E você, como se se declara?

Eu me declaro culpado!

 

  Luiz Carlos Vaz (*)

Aí a minha querida amiga Mirian me acorda às oito e meia da madrugada, com uma mensagem pelo whats, onde aparece uma imagem em tom sépia, como das velhas fotografias, e me pergunta se eu lembro do antigo Cine América. Ainda meio dormindo... (tá, é domingo, estamos em quarentena, está frio, o céu está nublado e cai uma cerração muito densa) ...e meio desperto, antes de responder, viajo para o distante ano de 1975 e me vejo entrando pelas portas do Cine América. Está em cartaz, já no último dia de apresentação, O Homem de La Mancha, com Peter O’Otoole e Sophia Loren... chego a pensar em outras coisas lembrando de Aldenza... mas, recordo claramente que, após uns 30 minutos de projeção, “faltou luz”!

 Educadamente, o lanterninha entrou na sala do Cine América, abriu as portas “de saída” que davam para o hall, e anunciou com a calma necessária: “Senhoras e senhores, tivemos um corte de energia elétrica. A sessão recomeçará tão logo o problema seja resolvido”.

 A plateia, que já estava suficientemente impressionada com a interpretação do Cavaleiro da Triste Figura, esperou tranquila. Naqueles tempos mais civilizados só se comia balas de goma no cinema. Não se era obrigado a assistir um filme respirando o cheiro insuportável de pipoca com aditivos e, o consequente barulho da mastigação frenética de potes e potes de pipoca salgada, doce, com chocolate e com sei mais lá o quê...

 Mas... a “luz” não voltou!

Acabaram-se as balas de goma, acabou o tempo respeitoso de espera; nossos ingressos foram devolvidos, e... era o último dia de apresentação do filme.

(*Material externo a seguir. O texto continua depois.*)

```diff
diff --git a/asr_amd/ops.py b/asr_amd/ops.py
--- a/asr_amd/ops.py
+++ b/asr_amd/ops.py
@@ -404,6 +404,27 @@
         return splitk
     _lib.check(lib.ds2_gemm_bf16_tn_splitk_group(len(problems), ap, splitk, _ptr(ws), wsb, _stream()), "ds2_gemm_bf16_tn_splitk_group")
     return splitk
+
+
+def gemm_bf16_tn_runs_group(problems, max_workgroups: int = 0, epilogue=None) -> bool:
+    lib = _lib.load()
+    arr = _tn_problem_array(problems)
+    ap = C.cast(arr, C.c_void_p)
+    wsb = lib.ds2_gemm_bf16_tn_runs_group_workspace_bytes(len(problems), ap, int(max_workgroups))
+    if not wsb:
+        return False
+    ws = _ws(wsb, problems[0][0].device)
+    if epilogue is not None:
+        idx, scale, rowv, shift = epilogue
+        _chk_f32(scale, rowv, shift)
+        rc = lib.ds2_gemm_bf16_tn_runs_group_ep(len(problems), ap, int(max_workgroups), int(idx), scale.data_ptr(), rowv.data_ptr(), shift.data_ptr(),
+                                                _ptr(ws), wsb, _stream())
+    else:
+        rc = lib.ds2_gemm_bf16_tn_runs_group(len(problems), ap, int(max_workgroups), _ptr(ws), wsb, _stream())
+    if rc == 1:
+        return False
+    _lib.check(rc, "ds2_gemm_bf16_tn_runs_group")
+    return True
 
 
 def gemm_bf16_tn_group(problems, max_workgroups: int = 0):
diff --git a/include/ds2hip.h b/include/ds2hip.h
--- a/include/ds2hip.h
+++ b/include/ds2hip.h
@@ -55,6 +55,10 @@
 int ds2_gemm_bf16_tn_splitk_group(int nprob, const ds2_tn_problem* problems, int splitk, void* workspace, size_t workspace_bytes, void* stream);
 int ds2_gemm_bf16_tn_splitk_group_ep(int nprob, const ds2_tn_problem* probs, int splitk, int ep_index, const float* ep_scale, const float* ep_rowv,
                                      const float* ep_shift, void* workspace, size_t workspace_bytes, void* stream);
+size_t ds2_gemm_bf16_tn_runs_group_workspace_bytes(int nprob, const ds2_tn_problem* problems, int max_workgroups);
+int ds2_gemm_bf16_tn_runs_group(int nprob, const ds2_tn_problem* problems, int max_workgroups, void* workspace, size_t workspace_bytes, void* stream);
+int ds2_gemm_bf16_tn_runs_group_ep(int nprob, const ds2_tn_problem* probs, int max_workgroups, int ep_index, const float* ep_scale,
+                                   const float* ep_rowv, const float* ep_shift, void* workspace, size_t workspace_bytes, void* stream);
 int ds2_cast_bf16(const float* src, int ld_src, void* dst, int ld_dst, int R, int Cc, void* stream);
 int ds2_split_bf16(const float* src, int ld_src, void* dst, int ld_dst, int R, int Cc, int order, void* stream);
 int ds2_cast_transpose_bf16(const float* src, int ld_src, void* dst, int ld_dst, int R, int Cc, void* stream);
```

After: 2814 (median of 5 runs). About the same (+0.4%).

Não vimos o final da “película” dirigida por Arthur Hiller, com Peter O'Toole, Sophia Loren, Ian Richardson e James Coco, que tivera estreia mundial em 11 de dezembro 1972, mas que chegara aqui um pouco mais tarde.

 Passadas quadro décadas percebi, evidente, que o filme - que recebera a classificação popular de “filme difícil”, na linguagem da época, nunca esteve na programação da Sessão da Tarde, da Tela Quente, do Cine Band... e eu tinha ficado, sim, sem ver o final!

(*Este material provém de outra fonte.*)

+template <int B, bool GRAM, bool WRITE_Z>
+__device__ __forceinline__ void panel_tf_compute(const panel_tf_ops<B> &o, double *q,
+                                                 const double (&coef)[PANEL_COEF_ROWS<B> / 4], int n, int grp,
+                                                 double *__restrict__ zt, int64_t ldz, panel_v4d &g1,
+                                                 panel_v4d &g2) {
+    constexpr int LD = 3 * B;
+    constexpr int KC = PANEL_COEF_ROWS<B> / 4;
+    const int lane = threadIdx.x & 63;
+    const int kk = lane >> 4, cc = lane & 15;
+    const int base = grp * 16;
+    panel_v4d dr = {0.0, 0.0, 0.0, 0.0};
+#pragma unroll
+    for (int k = 0; k < KC; ++k) dr = __builtin_amdgcn_mfma_f64_16x16x4f64(o.a_op[k], coef[k], dr, 0, 0, 0);
+#pragma unroll
+    for (int r = 0; r < 4; ++r) {
+        const int row = base + kk + 4 * r;
+        const bool live = row < n;
+        const double res = dr[r];
+        if (live && cc < B) {
+            q[(int64_t)row * LD + 2 * B + cc] = res;
+            if (WRITE_Z) zt[(int64_t)cc * ldz + row] = o.dv[r] * res;
+        }
+        if (GRAM) {
+            const double xp = o.xp_in[r];
+            double ru = res;
+            if (cc == B) ru = o.u_in[r];
+            g1 = __builtin_amdgcn_mfma_f64_16x16x4f64(xp, res, g1, 0, 0, 0);
+            g2 = __builtin_amdgcn_mfma_f64_16x16x4f64(ru, res, g2, 0, 0, 0);
+        }
+    }
+}
+
+template <int B, bool GRAM, bool WRITE_Z>
+__device__ __forceinline__ void panel_tf_prefetch(panel_tf_ops<B> (&pre)[PANEL_PRE], const double *q,
+                                                  const double *__restrict__ u,
+                                                  const double *__restrict__ dinv, int n, int bid = -1,
+                                                  int nblk = -1) {
+    if (bid < 0) {
+        bid = blockIdx.x;
+        nblk = gridDim.x;
+    }
+#pragma unroll
+    for (int i = 0; i < PANEL_PRE; ++i)
+        panel_tf_load<B, GRAM, WRITE_Z>(pre[i], q, u, dinv, n, panel_group(bid, nblk, i));
+}
+
+template <int B, bool GRAM, bool WRITE_Z>
+__device__ __forceinline__ void panel_tf_run(panel_tf_ops<B> (&pre)[PANEL_PRE], double *q,
+                                             const double *__restrict__ u, const double *coefm, int n,
+                                             double *__restrict__ partial, const double *__restrict__ dinv,
+                                             double *__restrict__ zt, int64_t ldz, int bid = -1, int nblk = -1,
+                                             panel_red_t *red_ext = nullptr) {
+    static_assert(B == 4 || B == 8, "fused panel kernels take block widths 4 and 8");
+    constexpr int KC = PANEL_COEF_ROWS<B> / 4;
+    if (bid < 0) {
+        bid = blockIdx.x;
+        nblk = gridDim.x;
+    }
+    const int lane = threadIdx.x & 63;
+    const int kk = lane >> 4, cc = lane & 15;
+    const int n_groups = (n + 15) / 16;
+    panel_v4d g1 = {0.0, 0.0, 0.0, 0.0}, g2 = {0.0, 0.0, 0.0, 0.0};
+    double coef[KC];
+#pragma unroll
+    for (int k = 0; k < KC; ++k) coef[k] = cc < B ? coefm[(4 * k + kk) * B + cc] : 0.0;
+#pragma unroll
+    for (int i = 0; i < PANEL_PRE; ++i) {
+        const int grp = panel_group(bid, nblk, i);
+        if (grp < n_groups) panel_tf_compute<B, GRAM, WRITE_Z>(pre[i], q, coef, n, grp, zt, ldz, g1, g2);
+    }
+    for (int grp = panel_group(bid, nblk, PANEL_PRE); grp < n_groups; grp += nblk * 4) {
+        panel_tf_ops<B> o;
+        panel_tf_load<B, GRAM, WRITE_Z>(o, q, u, dinv, n, grp);
+        panel_tf_compute<B, GRAM, WRITE_Z>(o, q, coef, n, grp, zt, ldz, g1, g2);
+    }
+    if (GRAM) panel_store_partials<B>(g1, g2, partial, bid, red_ext);
+}
+
 template <int B, bool GRAM, bool WRITE_Z>
 __device__ __forceinline__ void panel_tf_body(double *q, const double *__restrict__ u,
                                               const double *coefm, int n,
@@ -128,59 +291,9 @@
                                               const double *__restrict__ dinv,
                                               double *__restrict__ zt, int64_t ldz, int bid = -1,
                                               int nblk = -1, panel_red_t *red_ext = nullptr) {
-    static_assert(B == 4 || B == 8, "fused panel kernels take block widths 4 and 8");
-    constexpr int LD = 3 * B;
-    constexpr int KC = PANEL_COEF_ROWS<B> / 4;
-    if (bid < 0) {
-        bid = blockIdx.x;
-        nblk = gridDim.x;
-    }
-    const int lane = threadIdx.x & 63, wave = threadIdx.x >> 6;
-    const int kk = lane >> 4, cc = lane & 15;
-    const int n_groups = (n + 15) / 16;
-    panel_v4d g1 = {0.0, 0.0, 0.0, 0.0}, g2 = {0.0, 0.0, 0.0, 0.0};
-    double coef[KC];
-#pragma unroll
-    for (int k = 0; k < KC; ++k) coef[k] = cc < B ? coefm[(4 * k + kk) * B + cc] : 0.0;
-    for (int grp = bid * 4 + wave; grp < n_groups; grp += nblk * 4) {
-        const int base = grp * 16;
-        const int ra = base + cc;
-        double a_op[KC];
-#pragma unroll
-        for (int k = 0; k < KC - 1; ++k) a_op[k] = ra < n ? q[(int64_t)ra * LD + 4 * k + kk] : 0.0;
-        a_op[KC - 1] = (kk == 0 && u && ra < n) ? u[ra] : 0.0;
-        double xp_in[4], u_in[4];
-        if (GRAM) {
-#pragma unroll
-            for (int r = 0; r < 4; ++r) {
-                const int row = base + kk + 4 * r;
-                xp_in[r] = (row < n && cc < 2 * B) ? q[(int64_t)row * LD + cc] : 0.0;
-                u_in[r] = (cc == B && u && row < n) ? u[row] : 0.0;
-            }
-        }
-        panel_v4d dr = {0.0, 0.0, 0.0, 0.0};
-#pragma unroll
-        for (int k = 0; k < KC; ++k)
-            dr = __builtin_amdgcn_mfma_f64_16x16x4f64(a_op[k], coef[k], dr, 0, 0, 0);
-#pragma unroll
-        for (int r = 0; r < 4; ++r) {
-            const int row = base + kk + 4 * r;
-            const bool live = row < n;
-            const double res = dr[r];
-            if (live && cc < B) {
-                q[(int64_t)row * LD + 2 * B + cc] = res;
-                if (WRITE_Z) zt[(int64_t)cc * ldz + row] = dinv[row] * res;
-            }
-            if (GRAM) {
-                const double xp = xp_in[r];
-                double ru = res;
-                if (cc == B) ru = u_in[r];
-                g1 = __builtin_amdgcn_mfma_f64_16x16x4f64(xp, res, g1, 0, 0, 0);
-                g2 = __builtin_amdgcn_mfma_f64_16x16x4f64(ru, res, g2, 0, 0, 0);
-            }
-        }
-    }
-    if (GRAM) panel_store_partials<B>(g1, g2, partial, bid, red_ext);
+    panel_tf_ops<B> pre[PANEL_PRE];
+    panel_tf_prefetch<B, GRAM, WRITE_Z>(pre, q, u, dinv, n, bid, nblk);
+    panel_tf_run<B, GRAM, WRITE_Z>(pre, q, u, coefm, n, partial, dinv, zt, ldz, bid, nblk, red_ext);
 }
 
 template <int B, bool GRAM, bool WRITE_Z>
@@ -290,8 +403,140 @@
     }
 }
 
+template <int B>
+struct panel_gram_tf_ops {
+    static constexpr int KC = PANEL_COEF_ROWS<B> / 4;
+    static constexpr int NT = (3 * B + 15) / 16;
+    double q_op[KC], a_op[KC];
+    double part[B / 4][4], dv;
+    double xq[NT][4], xa[NT][4];
+};
+
 template <int B, int FINISH>
-__device__ __forceinline__ void panel_gram_tf_body(double *q, double *aq, const double *__restrict__ u,
+__device__ __forceinline__ void panel_gram_tf_load(panel_gram_tf_ops<B> &o, const double *q, const double *aq,
+                                                   const double *__restrict__ u, int n,
+                                                   const double *__restrict__ ypart, int nseg,
+                                                   const double *__restrict__ dinv, int64_t chunk,
+                                                   const int32_t *__restrict__ splits, int grp) {
+    constexpr int LD = 3 * B;
+    constexpr int KC = PANEL_COEF_ROWS<B> / 4;
+    constexpr int NT = (LD + 15) / 16;
+    constexpr int KR = 2 * B / 4;
+    const int lane = threadIdx.x & 63;
+    const int kk = lane >> 4, cc = lane & 15;
+    const int base = grp * 16;
+    const int ra = base + cc;
+    o.dv = (FINISH == 1 && ra < n) ? dinv[ra] : 0.0;
+#pragma unroll
+    for (int k = 0; k < KC - 1; ++k) {
+        const int col = 4 * k + kk;
+        o.q_op[k] = ra < n ? q[(int64_t)ra * LD + col] : 0.0;
+        double v = 0.0;
+        if (k < KR || FINISH == 0) {
+            if (ra < n) v = aq[(int64_t)ra * LD + col];
+        } else if (FINISH == 1) {
+            const int64_t idx = (int64_t)ra * B + (col - 2 * B);
+#pragma unroll
+            for (int g = 0; g < 4; ++g)
+                o.part[k - KR][g] = (ra < n && g < nseg) ? ypart[(int64_t)g * n * B + idx] : 0.0;
+        } else if (ra < n) {
+            if (FINISH == 2) {
+                int r = 0;
+                while (r + 1 < nseg && ra >= splits[r + 1]) ++r;
+                v = ypart[(int64_t)r * chunk + (int64_t)(ra - splits[r]) * B + (col - 2 * B)];
+            } else {
+                const int64_t idx = (int64_t)ra * B + (col - 2 * B);
+                double sum = 0.0;
+                for (int g = 0; g < nseg; ++g) sum += ypart[(int64_t)g * n * B + idx];
+                v = dinv[ra] * sum;
+            }
+        }
+        o.a_op[k] = v;
+    }
+    {
+        const double uu = (kk == 0 && u && ra < n) ? u[ra] : 0.0;
+        o.q_op[KC - 1] = uu;
+        o.a_op[KC - 1] = uu;
+    }
+#pragma unroll
+    for (int t = 0; t < NT; ++t)
+#pragma unroll
+        for (int r = 0; r < 4; ++r) {
+            const int row = base + kk + 4 * r, col = t * 16 + cc;
+            const bool live = row < n && col < 2 * B;
+            o.xq[t][r] = live ? q[(int64_t)row * LD + col] : 0.0;
+            o.xa[t][r] = live ? aq[(int64_t)row * LD + col] : 0.0;
+        }
+}
+
+template <int B, int FINISH>
+__device__ __forceinline__ void panel_gram_tf_prefetch(panel_gram_tf_ops<B> (&pre)[PANEL_PRE], const double *q,
+                                                       const double *aq, const double *__restrict__ u, int n,
+                                                       const double *__restrict__ ypart, int nseg,
+                                                       const double *__restrict__ dinv, int64_t chunk,
+                                                       const int32_t *__restrict__ splits) {
+#pragma unroll
+    for (int i = 0; i < PANEL_PRE; ++i)
+        panel_gram_tf_load<B, FINISH>(pre[i], q, aq, u, n, ypart, nseg, dinv, chunk, splits,
+                                      panel_group(blockIdx.x, gridDim.x, i));
+}
+
+template <int B, int FINISH>
+__device__ __forceinline__ void panel_gram_tf_compute(panel_gram_tf_ops<B> &o, double *q, double *aq,
+                                                      const double (&coef)[PANEL_COEF_ROWS<B> / 4],
+                                                      const double (&coefa)[PANEL_COEF_ROWS<B> / 4], int n, int grp,
+                                                      panel_v4d (&acc)[(3 * B + 15) / 16][(3 * B + 15) / 16]) {
+    constexpr int LD = 3 * B;
+    constexpr int KC = PANEL_COEF_ROWS<B> / 4;
+    constexpr int NT = (LD + 15) / 16;
+    constexpr int RT = (2 * B) / 16;
+    constexpr int RC0 = 2 * B - 16 * RT;
+    constexpr int KR = 2 * B / 4;
+    const int lane = threadIdx.x & 63;
+    const int kk = lane >> 4, cc = lane & 15;
+    const int base = grp * 16;
+    if (FINISH == 1) {
+#pragma unroll
+        for (int k = KR; k < KC - 1; ++k) {
+            const double *part = o.part[k - KR];
+            o.a_op[k] = o.dv * (((part[0] + part[1]) + part[2]) + part[3]);
+        }
+    }
+    panel_v4d dr = {0.0, 0.0, 0.0, 0.0}, da = {0.0, 0.0, 0.0, 0.0};
+#pragma unroll
+    for (int k = 0; k < KC; ++k) {
+        dr = __builtin_amdgcn_mfma_f64_16x16x4f64(o.q_op[k], coef[k], dr, 0, 0, 0);
+        da = __builtin_amdgcn_mfma_f64_16x16x4f64(o.a_op[k], coefa[k], da, 0, 0, 0);
+    }
+#pragma unroll
+    for (int r = 0; r < 4; ++r) {
+        const int row = base + kk + 4 * r;
+        const bool rcol = cc >= RC0 && cc < RC0 + B;
+        if (row < n && rcol) {
+            q[(int64_t)row * LD + 2 * B + (cc - RC0)] = dr[r];
+            aq[(int64_t)row * LD + 2 * B + (cc - RC0)] = da[r];
+        }
+        double fq[NT], fa[NT];
+#pragma unroll
+        for (int t = 0; t < NT; ++t) {
+            fq[t] = o.xq[t][r];
+            fa[t] = o.xa[t][r];
+        }
+        if (rcol) {
+            fq[RT] = row < n ? dr[r] : 0.0;
+            fa[RT] = row < n ? da[r] : 0.0;
+        }
+#pragma unroll
+        for (int i = 0; i < NT; ++i)
+#pragma unroll
+            for (int j = 0; j < NT; ++j)
+                acc[i][j] = __builtin_amdgcn_mfma_f64_16x16x4f64(fq[i], fa[j], acc[i][j], 0, 0, 0);
+    }
+}
+
+template <int B, int FINISH>
+__device__ __forceinline__ void panel_gram_tf_body(panel_gram_tf_ops<B> (&pre)[PANEL_PRE], double *q,
+                                                   double *aq, const double *__restrict__ u,
                                                    const double *coefm, const double *coefam, int n,
                                                    const double *__restrict__ ypart, int nseg,
                                                    const double *__restrict__ dinv,
@@ -319,82 +564,15 @@
         coef[k] = rc ? coefm[(4 * k + kk) * B + (cc - RC0)] : 0.0;
         coefa[k] = rc ? coefam[(4 * k + kk) * B + (cc - RC0)] : 0.0;
     }
-    for (int grp = blockIdx.x * 4 + wave; grp < n_groups; grp += gridDim.x * 4) {
-        const int base = grp * 16;
-        const int ra = base + cc;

Puxa, que belo insight teve a Mirian naquela madrugada de domingo! Ela nem sabe disso! Saí da cama, arrumei minha armadura, ajeitei meu elmo, empunhei minha lança e fui direto buscar nas “redes” na esperança de encontrar o filme.

E achei!

Não havia um só ruído na rua naquele domingo às nove da madrugada. Nem os cuscos da zona haviam acordado ainda... fiz o mate, me ajeitei na poltrona do “meu Cine América” particular, apertei o play e voltei àquele inverno de 1975! Não consegui, claro, lembrar exatamente em que parte havia se dado o corte de luz, mas pedia que não acontecesse de novo, afinal, o Senado havia aproveitado que a boiada estava passando lá pelo Cerrado, numa tal caçada humana, e aprovara na véspera, com ampla maioria de votos, a “doação” da nossa Eletrobrás, possivelmente aos perigosos comunistas chineses. Aliás, nosso governo adora a China!  Tudo que produzimos aos zilhões de toneladas vai para lá: soza, flango, calne, minélios... Vá que queiram justificar a doação mostrando a “ineficiência” da nossa Estatal que comanda a energia, justo agora, e... eu fique, novamente, sem ver o final.

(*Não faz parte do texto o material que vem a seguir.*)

from . import _lib as L
from ._lib import check, ptr
from . import core as _core
from .core import (Pack, WGrad, alg8d_edge, alg8d_node, with_alg, edge_bwd_fused, fused_edge_train_ok, bwd_nblocks,
                   edge32_ok, edge_saves_ok, edge_forward,
                   cost_edge_bwd_fused,
                   proj_kernel_ok, proj_forward, proj_backward, tiled_empty, relu_mask_empty, colsum_rows, cost_edge_bwd, cost_edge_bwd_cat, cost_edge_fwd,
                   cost_edge_fwd_cat, cost_node_bwd, cost_node_fwd, cost_proj, cost_wec_bwd, cost_wec_fwd, dt_code,
                   timed, gather_rows, mlp_backward, mlp_forward, require_device,
                   scatter_rows, segment_max, segment_max_backward, segment_sum, segment_sum2, stream)


def _c(t):
    return t if t.is_contiguous() else t.contiguous()


def _ln_grads(partial, nblk, M, dtype):
    out = torch.empty(2 * M, dtype=torch.float32, device=partial.device)
    colsum_rows(partial, nblk, 2 * M, out)
# ... 73 lines not shown
        stats = torch.empty(rows, 2, dtype=torch.float32, device=dev)
    return acts, hpre, stats


def _alloc_gpre(spec, rows, dtype, dev, rowmajor=()):
    out = []
    for l in range(spec.nlin):
        w = spec.hidden if l < spec.nlin - 1 else spec.out_dim
        if w == spec.hidden == 128 and l not in rowmajor:
            out.append(tiled_empty(rows, w, dtype, dev))
        else:
            out.append(torch.empty(rows, w, dtype=dtype, device=dev))
    return out


def _chain_param_grads(spec, gpre, inputs0, acts, lnp_partial, nblk, wg=None, tag="wgrad_enc"):
    own = wg is None
    wg = wg or WGrad(tag)
    grads = []
    dev = gpre[0].device
    for l, (w, b) in enumerate(spec.linears):
        G = gpre[l]
        M, K = w.shape
        dw = torch.empty(M, K, dtype=torch.float32, device=dev)
        db = torch.empty(M, dtype=torch.float32, device=dev) if b is not None else None
        if l == 0 and isinstance(inputs0, (list, tuple)):
            k0 = 0
            for j, X in enumerate(inputs0):
                X, xi = X if isinstance(X, tuple) else (X, None)
                wg.add(G, X, dw[:, k0:k0 + X.shape[1]], db if j == 0 else None, xidx=xi)
                k0 += X.shape[1]
        else:
            wg.add(G, inputs0 if l == 0 else acts[l - 1], dw, db)
        grads.append((dw, w.dtype))
        if b is not None:
            grads.append((db, b.dtype))
    if own:
        wg.run()
    out = [g if g.dtype == dt else g.to(dt) for g, dt in grads]
    if spec.ln is not None:
        g, bb = _ln_grads(lnp_partial, nblk, spec.out_dim, spec.ln[0].dtype)
# ... 332 lines not shown
                dxs = torch.empty(E, H, dtype=dt, device=dev)
                dxd = torch.empty(E, H, dtype=dt, device=dev)
                din = [(H, dxs, False), (H, dxd, False), (H, de, True)] if spec.gmp_order else \
                    [(H, de, True), (H, dxs, False), (H, dxd, False)]
            nb_e = mlp_backward(rows=E, dtype=dt, hidden=H, nlin=es.nlin, act_fn=es.act, out_dim=H, in_dim=es.in_dim,
                                wtpk=es.wtpk(), acts=ea, g=ge, g2=dagg, gidx=lv.dst, gpre=gpre_e,
                                ln_g=es.lnp()[0] if es.ln else None, hpre=ehp, stats=est, din=din, ln_partial=part_e,
                                tag="edge_bwd",
                                cost=with_alg(alg8d_edge(E, N, H, sz, bwd=True),
                                              (cost_edge_bwd if spec.trick else cost_edge_bwd_cat)(E, N, H, sz,
                                                                                                   es.nlin)))
            g0 = gpre_e[0]
        grads_edge = []
        if spec.trick:
            dPs = segment_sum(N, H, lv.rowptr_src, lv.perm_src, g0, torch.empty(N, H, dtype=dt, device=dev))
            dPd = segment_sum(N, H, lv.rowptr, None, g0, torch.empty(N, H, dtype=dt, device=dev))
            if proj_kernel_ok(dx, H):
                s_el = dx.element_size()
                proj_backward(N, dPs, dPd, spec.pack["projT"], dx, tag="proj_bwd",
                              cost=with_alg(alg8d_node(N, H, s_el, bwd=True), (4 * N * H * s_el, 4.0 * N * H * H)))
            else:
                mlp_forward(rows=N, dtype=dt, hidden=H, nlin=1, out_dim=H,
                            segs=[(L.SEG_PLAIN, H, H, dPs, None, None), (L.SEG_PLAIN, H, H, dPd, None, None)],
                            wpk=[spec.pack["projT"]], bias=[None], resid=dx, out=dx)
            eb = spec.eb
            wg = WGrad("wgrad_node")
            if fused:
                dwe = torch.empty(H, H, dtype=torch.float32, device=dev)
                we = WGrad("wgrad_edge")
                we.add(g0, e, dwe)
                we.run()
                eg = [dwe]
                for l in range(3):
                    eg += [dW13[l], db13[l]]
                eg = eg[:1] + [t if t.dtype == p.dtype else t.to(p.dtype) for t, p in zip(eg[1:], es.params()[1:7])]
                eg += list(_ln_grads(part_e, nb_e, H, es.ln[0].dtype))
            else:
                eg = _chain_param_grads(es, gpre_e, e, ea, part_e, nb_e, tag="wgrad_edge")
            dws = torch.empty(H, x.shape[1], dtype=torch.float32, device=dev)
            dwd = torch.empty(H, x.shape[1], dtype=torch.float32, device=dev)
            dbd = torch.empty(H, dtype=torch.float32, device=dev)
            wg.add(dPs, x, dws)
            wg.add(dPd, x, dwd, dbd)
            grads_node = _chain_param_grads(ns, gpre_n, [x, agg], na, part_n, nb_n, wg)
            wg.run()
            if fused and eg[0].dtype != es.linears[0][0].dtype:
                eg[0] = eg[0].to(es.linears[0][0].dtype)
            grads_edge = [eg[0], dws.to(eb.src_lin.dtype), dwd.to(eb.dst_lin.dtype), dbd.to(eb.bias.dtype)] + eg[1:]
            return (dx, de, None, None, None, *grads_edge, *grads_node)
        else:
            segment_sum2(N, H, dx, (lv.rowptr_src, lv.perm_src, dxs), (lv.rowptr, None, dxd), dx)
            xs, xd = (x, lv.src), (x, lv.dst)
            grads_edge = _chain_param_grads(es, gpre_e, [xs, xd, e] if spec.gmp_order else [e, xs, xd],
# ... 141 lines not shown
        nb = bwd_nblocks(E)
        part = torch.empty(nb, 2 * H, dtype=torch.float32, device=dev) if es.ln else None
        de = torch.empty_like(e)
        if spec.trick:
            din = [(H, de, False)]
        else:
            dxs = torch.empty(E, H, dtype=dt, device=dev)
            dxd = torch.empty(E, H, dtype=dt, device=dev)
            din = [(H, de, False), (H, dxs, False), (H, dxd, False)]
        nb = mlp_backward(rows=E, dtype=dt, hidden=H, nlin=es.nlin, act_fn=es.act, out_dim=H, in_dim=es.in_dim, wtpk=es.wtpk(),
                     acts=ea, g=g, gpre=gpre, ln_g=es.lnp()[0] if es.ln else None, hpre=ehp, stats=est,
                     din=din, ln_partial=part)
        if spec.trick:
            g0 = gpre[0]
            dPs = segment_sum(N, H, lv.rowptr_src, lv.perm_src, g0, torch.empty(N, H, dtype=dt, device=dev))
            dPd = segment_sum(N, H, lv.rowptr, None, g0, torch.empty(N, H, dtype=dt, device=dev))
            dx = torch.zeros_like(x)
            mlp_forward(rows=N, dtype=dt, hidden=H, nlin=1, out_dim=H,
                        segs=[(L.SEG_PLAIN, H, H, dPs, None, None), (L.SEG_PLAIN, H, H, dPd, None, None)],
                        wpk=[spec.pack["projT"]], bias=[None], out=dx)
            eg = _chain_param_grads(es, gpre, e, ea, part, nb, tag="wgrad_edge")
            eb = spec.eb
            wg = WGrad("wgrad_node")
            dws = torch.empty(H, x.shape[1], dtype=torch.float32, device=dev)
            dwd = torch.empty(H, x.shape[1], dtype=torch.float32, device=dev)
            dbd = torch.empty(H, dtype=torch.float32, device=dev)
            wg.add(dPs, x, dws)
            wg.add(dPd, x, dwd, dbd)
            wg.run()
            grads = [eg[0], dws.to(eb.src_lin.dtype), dwd.to(eb.dst_lin.dtype), dbd.to(eb.bias.dtype)] + eg[1:]
        else:
            dx = segment_sum2(N, H, None, (lv.rowptr_src, lv.perm_src, dxs), (lv.rowptr, None, dxd),
                              torch.empty(N, H, dtype=dt, device=dev))
            grads = _chain_param_grads(es, gpre, [e, (x, lv.src), (x, lv.dst)], ea, part, nb, tag="wgrad_edge")
        return (dx, de, None, None, None, *grads)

Fui sendo tomado por forte emoção. Sorte minha que o mate foi me hidratando. Procurei esquecer o que já sabia, não apenas sobre os primeiros 30 minutos do filme, mas sobre Cervantes, sobre Don Quixote e Dulcineia... e mergulhei naquele calabouço da Santa (Santa, hein?) Inquisição junto com o mau poeta e idealista Cervantes.

Assisti comovido as duas horas e doze minutos do espetáculo. Esqueci do ano de 1975. Tomei a mensagem do filme como um recado para os dias de hoje, do nosso inverno de 2021!

E a trilha, marcante na época, não só no filme, mas também na adaptação para o teatro, com algumas variações na letra, ressurgiu na minha memória onde estava guardada, pela metade, há 45 anos!

Sonhar, mas um sonho impossível   Vencer o inimigo cruel   Clamar com a voz da Justiça   Manter da balança o fiel ....   Alcançar a estrela inalcançável ....   Viver com o coração elevado   Tentar sempre alcançar a longínqua   E inalcançável Estrela

        Grato, Mirian! Te devo essa minha alegria dominical. Mesmo que ela tenha 

chegado “às oito e meia da madrugada!”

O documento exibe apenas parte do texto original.